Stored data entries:
☆ ☆ ☆ ☆ ☆

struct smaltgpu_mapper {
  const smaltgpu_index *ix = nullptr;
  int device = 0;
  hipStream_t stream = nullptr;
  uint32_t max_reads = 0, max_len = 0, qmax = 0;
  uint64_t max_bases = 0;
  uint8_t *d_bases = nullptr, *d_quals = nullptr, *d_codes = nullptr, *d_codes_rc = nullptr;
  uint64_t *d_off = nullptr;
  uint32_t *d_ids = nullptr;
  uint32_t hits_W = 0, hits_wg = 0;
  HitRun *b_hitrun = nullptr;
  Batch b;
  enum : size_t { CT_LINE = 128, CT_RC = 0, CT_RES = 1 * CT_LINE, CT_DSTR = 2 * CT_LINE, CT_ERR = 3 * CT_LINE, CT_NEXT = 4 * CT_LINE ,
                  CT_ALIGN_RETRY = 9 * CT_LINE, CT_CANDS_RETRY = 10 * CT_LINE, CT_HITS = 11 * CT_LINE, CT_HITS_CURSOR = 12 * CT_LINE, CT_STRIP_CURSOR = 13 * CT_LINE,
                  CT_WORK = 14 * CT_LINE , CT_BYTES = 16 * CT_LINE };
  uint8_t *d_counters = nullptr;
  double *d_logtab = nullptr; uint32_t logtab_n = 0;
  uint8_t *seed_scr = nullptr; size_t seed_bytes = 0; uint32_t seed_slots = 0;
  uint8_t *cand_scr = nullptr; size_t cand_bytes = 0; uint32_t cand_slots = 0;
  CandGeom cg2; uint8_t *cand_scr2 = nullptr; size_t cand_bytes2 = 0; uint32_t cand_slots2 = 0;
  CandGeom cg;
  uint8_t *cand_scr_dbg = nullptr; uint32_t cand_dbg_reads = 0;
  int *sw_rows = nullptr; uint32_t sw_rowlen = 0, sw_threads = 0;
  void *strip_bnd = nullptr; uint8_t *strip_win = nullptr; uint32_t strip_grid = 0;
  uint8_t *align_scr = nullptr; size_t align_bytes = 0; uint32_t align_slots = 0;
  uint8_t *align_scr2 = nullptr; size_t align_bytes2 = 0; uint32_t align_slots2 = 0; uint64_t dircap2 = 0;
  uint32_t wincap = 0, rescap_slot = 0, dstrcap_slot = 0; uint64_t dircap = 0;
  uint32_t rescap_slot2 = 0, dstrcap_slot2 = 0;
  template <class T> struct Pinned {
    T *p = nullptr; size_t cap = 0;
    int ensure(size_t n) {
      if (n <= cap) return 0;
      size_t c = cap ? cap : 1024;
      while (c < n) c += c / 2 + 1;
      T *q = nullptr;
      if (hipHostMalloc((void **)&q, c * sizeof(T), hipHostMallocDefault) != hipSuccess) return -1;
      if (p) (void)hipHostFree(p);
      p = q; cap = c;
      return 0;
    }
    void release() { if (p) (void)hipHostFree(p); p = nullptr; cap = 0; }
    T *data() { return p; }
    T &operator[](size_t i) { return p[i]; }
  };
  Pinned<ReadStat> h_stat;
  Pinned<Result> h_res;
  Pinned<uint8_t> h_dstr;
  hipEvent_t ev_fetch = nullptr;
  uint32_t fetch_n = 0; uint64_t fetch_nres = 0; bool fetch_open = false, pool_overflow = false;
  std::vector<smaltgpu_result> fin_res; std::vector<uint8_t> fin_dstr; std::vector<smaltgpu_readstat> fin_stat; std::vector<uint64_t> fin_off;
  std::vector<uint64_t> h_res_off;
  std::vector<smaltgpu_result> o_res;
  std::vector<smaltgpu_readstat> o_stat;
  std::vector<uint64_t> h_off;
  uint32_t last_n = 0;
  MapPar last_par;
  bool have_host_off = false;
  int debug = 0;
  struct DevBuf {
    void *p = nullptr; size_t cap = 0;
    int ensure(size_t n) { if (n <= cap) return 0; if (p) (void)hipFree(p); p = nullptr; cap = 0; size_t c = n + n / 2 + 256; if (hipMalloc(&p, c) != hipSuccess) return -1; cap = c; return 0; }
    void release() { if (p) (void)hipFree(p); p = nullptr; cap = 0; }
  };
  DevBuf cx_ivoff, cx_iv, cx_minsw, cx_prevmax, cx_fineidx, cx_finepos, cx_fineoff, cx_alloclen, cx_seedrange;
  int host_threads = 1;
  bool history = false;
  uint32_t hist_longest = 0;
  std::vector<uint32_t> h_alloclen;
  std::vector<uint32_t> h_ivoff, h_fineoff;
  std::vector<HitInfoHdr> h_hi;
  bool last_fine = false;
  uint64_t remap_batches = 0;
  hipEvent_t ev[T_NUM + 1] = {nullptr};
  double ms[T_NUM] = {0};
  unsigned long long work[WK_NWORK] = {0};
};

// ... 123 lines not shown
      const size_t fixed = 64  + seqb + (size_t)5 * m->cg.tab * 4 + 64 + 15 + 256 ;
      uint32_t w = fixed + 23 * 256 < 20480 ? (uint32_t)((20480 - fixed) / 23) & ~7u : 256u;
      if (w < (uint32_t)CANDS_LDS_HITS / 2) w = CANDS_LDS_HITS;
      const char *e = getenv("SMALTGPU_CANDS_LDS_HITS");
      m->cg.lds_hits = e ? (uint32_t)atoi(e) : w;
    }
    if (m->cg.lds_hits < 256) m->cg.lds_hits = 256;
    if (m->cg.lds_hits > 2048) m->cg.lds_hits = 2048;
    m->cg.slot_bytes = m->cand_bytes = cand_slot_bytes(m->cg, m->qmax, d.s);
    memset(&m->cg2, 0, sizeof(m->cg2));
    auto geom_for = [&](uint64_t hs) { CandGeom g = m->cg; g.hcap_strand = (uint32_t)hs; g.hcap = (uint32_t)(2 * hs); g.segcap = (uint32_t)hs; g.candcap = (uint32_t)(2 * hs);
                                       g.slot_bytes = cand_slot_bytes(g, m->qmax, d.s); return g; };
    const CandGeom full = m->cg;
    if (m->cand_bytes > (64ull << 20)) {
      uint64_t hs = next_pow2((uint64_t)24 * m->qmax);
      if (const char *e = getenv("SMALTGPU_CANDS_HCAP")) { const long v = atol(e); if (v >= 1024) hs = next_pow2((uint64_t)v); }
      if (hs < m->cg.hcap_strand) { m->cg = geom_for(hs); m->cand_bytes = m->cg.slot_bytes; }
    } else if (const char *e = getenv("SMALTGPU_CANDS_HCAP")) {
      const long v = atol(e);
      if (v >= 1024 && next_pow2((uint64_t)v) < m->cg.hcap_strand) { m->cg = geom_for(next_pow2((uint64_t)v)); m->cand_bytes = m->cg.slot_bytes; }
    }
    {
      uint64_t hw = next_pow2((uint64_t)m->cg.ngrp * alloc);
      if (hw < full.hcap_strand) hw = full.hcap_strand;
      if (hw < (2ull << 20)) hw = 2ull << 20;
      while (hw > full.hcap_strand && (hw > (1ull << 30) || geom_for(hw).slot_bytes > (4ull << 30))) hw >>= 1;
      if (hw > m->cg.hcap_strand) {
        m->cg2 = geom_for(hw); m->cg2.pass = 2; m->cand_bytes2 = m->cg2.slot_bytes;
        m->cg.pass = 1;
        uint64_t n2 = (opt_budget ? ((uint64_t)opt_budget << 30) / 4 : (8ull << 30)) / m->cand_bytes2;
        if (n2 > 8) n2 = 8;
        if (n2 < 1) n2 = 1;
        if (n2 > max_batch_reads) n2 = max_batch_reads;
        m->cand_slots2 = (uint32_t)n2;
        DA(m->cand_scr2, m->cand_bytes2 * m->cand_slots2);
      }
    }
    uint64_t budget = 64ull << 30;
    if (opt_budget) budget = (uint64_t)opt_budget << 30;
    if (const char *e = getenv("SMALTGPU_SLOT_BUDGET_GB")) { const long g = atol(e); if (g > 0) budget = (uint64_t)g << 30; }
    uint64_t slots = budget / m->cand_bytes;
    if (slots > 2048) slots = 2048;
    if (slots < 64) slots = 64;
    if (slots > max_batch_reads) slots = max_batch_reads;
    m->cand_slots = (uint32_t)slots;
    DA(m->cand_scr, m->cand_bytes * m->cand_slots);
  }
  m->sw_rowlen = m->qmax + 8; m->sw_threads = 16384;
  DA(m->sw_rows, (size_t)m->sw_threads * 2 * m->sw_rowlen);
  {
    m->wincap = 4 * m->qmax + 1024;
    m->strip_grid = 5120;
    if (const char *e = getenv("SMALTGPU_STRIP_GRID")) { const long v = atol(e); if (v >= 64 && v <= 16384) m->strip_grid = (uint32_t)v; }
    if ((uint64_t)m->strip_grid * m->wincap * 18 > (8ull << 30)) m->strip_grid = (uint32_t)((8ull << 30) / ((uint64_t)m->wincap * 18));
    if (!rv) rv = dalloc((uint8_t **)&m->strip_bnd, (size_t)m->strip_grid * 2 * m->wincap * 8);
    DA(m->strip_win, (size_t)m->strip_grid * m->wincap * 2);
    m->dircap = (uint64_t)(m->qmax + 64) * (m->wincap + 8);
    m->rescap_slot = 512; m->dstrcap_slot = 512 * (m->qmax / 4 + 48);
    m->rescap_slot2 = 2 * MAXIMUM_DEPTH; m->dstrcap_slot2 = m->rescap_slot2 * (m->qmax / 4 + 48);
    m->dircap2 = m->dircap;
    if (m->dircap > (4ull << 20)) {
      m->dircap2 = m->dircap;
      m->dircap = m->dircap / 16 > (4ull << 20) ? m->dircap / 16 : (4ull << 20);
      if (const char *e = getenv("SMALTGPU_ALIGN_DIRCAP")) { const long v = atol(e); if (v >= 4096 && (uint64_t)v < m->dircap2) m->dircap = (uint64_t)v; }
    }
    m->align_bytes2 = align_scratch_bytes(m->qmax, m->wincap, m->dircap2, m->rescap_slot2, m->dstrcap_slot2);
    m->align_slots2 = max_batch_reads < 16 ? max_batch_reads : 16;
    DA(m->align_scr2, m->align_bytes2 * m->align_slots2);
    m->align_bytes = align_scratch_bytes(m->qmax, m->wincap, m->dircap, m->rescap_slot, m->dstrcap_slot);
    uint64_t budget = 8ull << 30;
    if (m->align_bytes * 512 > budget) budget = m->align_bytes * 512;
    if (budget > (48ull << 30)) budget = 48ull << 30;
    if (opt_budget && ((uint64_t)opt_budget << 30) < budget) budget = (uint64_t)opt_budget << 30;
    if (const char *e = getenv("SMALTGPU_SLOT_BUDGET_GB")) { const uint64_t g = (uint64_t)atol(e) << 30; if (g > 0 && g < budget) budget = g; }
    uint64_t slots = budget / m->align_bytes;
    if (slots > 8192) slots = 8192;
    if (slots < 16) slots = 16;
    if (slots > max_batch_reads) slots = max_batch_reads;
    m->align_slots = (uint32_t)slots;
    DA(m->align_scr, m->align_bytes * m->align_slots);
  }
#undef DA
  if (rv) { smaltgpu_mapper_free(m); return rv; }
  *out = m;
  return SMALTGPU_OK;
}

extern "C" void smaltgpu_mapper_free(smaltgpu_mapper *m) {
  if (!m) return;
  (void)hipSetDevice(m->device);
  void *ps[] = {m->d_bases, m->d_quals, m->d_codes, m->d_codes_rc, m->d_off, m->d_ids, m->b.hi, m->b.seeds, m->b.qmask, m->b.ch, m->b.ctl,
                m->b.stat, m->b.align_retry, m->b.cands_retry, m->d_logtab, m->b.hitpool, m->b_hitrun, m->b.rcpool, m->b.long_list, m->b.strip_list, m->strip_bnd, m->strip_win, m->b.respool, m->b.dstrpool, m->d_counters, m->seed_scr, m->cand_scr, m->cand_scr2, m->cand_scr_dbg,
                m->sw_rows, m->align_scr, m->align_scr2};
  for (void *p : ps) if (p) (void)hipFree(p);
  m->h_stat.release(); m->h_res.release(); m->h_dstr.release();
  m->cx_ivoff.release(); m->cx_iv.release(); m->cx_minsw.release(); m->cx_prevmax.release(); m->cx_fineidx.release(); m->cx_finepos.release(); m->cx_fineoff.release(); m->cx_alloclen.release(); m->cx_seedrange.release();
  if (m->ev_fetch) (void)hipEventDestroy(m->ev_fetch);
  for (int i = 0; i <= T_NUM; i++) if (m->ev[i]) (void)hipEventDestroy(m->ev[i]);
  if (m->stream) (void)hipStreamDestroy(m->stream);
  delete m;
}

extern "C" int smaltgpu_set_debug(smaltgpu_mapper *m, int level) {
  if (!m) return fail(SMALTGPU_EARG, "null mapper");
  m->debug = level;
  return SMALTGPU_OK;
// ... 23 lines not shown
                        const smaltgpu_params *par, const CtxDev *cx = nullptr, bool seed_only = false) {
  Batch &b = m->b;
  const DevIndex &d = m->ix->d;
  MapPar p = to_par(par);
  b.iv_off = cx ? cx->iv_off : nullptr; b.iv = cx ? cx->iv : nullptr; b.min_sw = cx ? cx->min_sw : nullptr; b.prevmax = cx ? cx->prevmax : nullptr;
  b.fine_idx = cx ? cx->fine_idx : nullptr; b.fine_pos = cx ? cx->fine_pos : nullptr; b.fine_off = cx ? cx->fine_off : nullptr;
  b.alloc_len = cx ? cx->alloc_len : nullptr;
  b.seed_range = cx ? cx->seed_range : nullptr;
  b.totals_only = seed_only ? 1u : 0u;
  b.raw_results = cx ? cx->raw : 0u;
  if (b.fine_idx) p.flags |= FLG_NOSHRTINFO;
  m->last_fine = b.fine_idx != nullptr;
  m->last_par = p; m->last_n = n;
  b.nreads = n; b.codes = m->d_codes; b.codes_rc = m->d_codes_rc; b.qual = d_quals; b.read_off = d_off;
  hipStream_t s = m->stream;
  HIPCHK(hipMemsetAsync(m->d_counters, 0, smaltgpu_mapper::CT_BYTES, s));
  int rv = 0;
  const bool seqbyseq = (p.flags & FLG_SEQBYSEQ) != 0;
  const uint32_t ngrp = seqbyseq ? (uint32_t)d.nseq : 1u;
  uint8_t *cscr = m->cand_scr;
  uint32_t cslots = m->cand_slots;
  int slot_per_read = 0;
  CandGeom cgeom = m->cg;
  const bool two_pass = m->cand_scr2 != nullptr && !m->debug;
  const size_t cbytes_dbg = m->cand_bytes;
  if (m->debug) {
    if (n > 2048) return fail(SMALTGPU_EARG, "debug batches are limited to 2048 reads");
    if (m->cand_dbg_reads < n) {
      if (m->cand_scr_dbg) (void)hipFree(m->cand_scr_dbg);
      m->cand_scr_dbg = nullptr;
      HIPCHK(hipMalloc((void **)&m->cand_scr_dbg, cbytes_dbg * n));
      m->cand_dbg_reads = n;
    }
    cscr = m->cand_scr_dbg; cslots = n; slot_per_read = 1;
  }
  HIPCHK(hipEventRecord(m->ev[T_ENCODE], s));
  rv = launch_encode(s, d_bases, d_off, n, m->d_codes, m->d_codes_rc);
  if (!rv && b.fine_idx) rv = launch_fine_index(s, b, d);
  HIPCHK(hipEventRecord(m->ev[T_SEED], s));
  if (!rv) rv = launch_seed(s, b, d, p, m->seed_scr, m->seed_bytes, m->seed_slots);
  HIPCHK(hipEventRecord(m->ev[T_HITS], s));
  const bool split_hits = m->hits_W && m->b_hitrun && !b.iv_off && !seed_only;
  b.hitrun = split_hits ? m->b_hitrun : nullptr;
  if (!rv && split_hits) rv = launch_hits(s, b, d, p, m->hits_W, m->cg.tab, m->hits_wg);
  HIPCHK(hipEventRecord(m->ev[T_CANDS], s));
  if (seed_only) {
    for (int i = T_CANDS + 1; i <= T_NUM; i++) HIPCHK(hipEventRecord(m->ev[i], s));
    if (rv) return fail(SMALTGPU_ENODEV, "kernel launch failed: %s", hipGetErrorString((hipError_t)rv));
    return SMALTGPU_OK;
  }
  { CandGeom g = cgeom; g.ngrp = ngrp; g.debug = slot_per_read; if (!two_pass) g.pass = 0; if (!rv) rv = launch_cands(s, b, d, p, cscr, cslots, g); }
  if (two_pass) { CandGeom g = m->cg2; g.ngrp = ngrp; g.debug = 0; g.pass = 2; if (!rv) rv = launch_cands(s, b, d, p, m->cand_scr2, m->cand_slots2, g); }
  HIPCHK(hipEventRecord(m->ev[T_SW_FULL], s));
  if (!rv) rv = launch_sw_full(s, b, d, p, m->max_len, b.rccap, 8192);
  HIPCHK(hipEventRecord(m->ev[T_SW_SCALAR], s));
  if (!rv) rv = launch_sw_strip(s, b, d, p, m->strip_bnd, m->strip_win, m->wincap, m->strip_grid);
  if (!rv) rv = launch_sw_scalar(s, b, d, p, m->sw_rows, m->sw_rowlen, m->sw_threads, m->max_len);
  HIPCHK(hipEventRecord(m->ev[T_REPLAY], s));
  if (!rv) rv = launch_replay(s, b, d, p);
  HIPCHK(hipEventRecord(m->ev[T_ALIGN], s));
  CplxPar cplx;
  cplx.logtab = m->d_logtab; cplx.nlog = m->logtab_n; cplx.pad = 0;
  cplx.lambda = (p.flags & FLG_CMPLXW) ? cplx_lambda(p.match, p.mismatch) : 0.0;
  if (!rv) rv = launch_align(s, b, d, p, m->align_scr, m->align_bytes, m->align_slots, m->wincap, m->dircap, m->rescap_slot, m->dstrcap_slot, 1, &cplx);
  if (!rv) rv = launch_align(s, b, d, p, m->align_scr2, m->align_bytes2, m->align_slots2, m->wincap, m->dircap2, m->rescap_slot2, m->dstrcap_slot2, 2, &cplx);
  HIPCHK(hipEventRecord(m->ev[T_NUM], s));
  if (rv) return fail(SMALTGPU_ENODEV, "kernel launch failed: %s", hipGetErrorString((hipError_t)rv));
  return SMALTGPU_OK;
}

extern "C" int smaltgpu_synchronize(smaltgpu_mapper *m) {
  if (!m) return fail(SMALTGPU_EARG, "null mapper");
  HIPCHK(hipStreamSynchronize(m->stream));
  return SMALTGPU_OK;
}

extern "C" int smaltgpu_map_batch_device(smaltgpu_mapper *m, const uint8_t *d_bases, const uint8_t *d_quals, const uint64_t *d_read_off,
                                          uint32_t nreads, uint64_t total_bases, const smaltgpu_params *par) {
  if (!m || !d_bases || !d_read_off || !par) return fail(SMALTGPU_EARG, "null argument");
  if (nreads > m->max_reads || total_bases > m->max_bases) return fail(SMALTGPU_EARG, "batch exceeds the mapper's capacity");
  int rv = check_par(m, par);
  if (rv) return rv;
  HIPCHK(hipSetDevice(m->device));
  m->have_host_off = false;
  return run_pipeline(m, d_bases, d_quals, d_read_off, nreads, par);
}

☆ ☆ ☆ ☆ ☆

WHAT THE TASK ASKS: Which lines hold the string "fail"? Copy all of them from the data above.

ANSWER AREA:
  if (!m) return fail(SMALTGPU_EARG, "null mapper");
    if (n > 2048) return fail(SMALTGPU_EARG, "debug batches are limited to 2048 reads");
    if (rv) return fail(SMALTGPU_ENODEV, "kernel launch failed: %s", hipGetErrorString((hipError_t)rv));
  if (rv) return fail(SMALTGPU_ENODEV, "kernel launch failed: %s", hipGetErrorString((hipError_t)rv));
  if (!m) return fail(SMALTGPU_EARG, "null mapper");
  if (!m || !d_bases || !d_read_off || !par) return fail(SMALTGPU_EARG, "null argument");
  if (nreads > m->max_reads || total_bases > m->max_bases) return fail(SMALTGPU_EARG, "batch exceeds the mapper's capacity");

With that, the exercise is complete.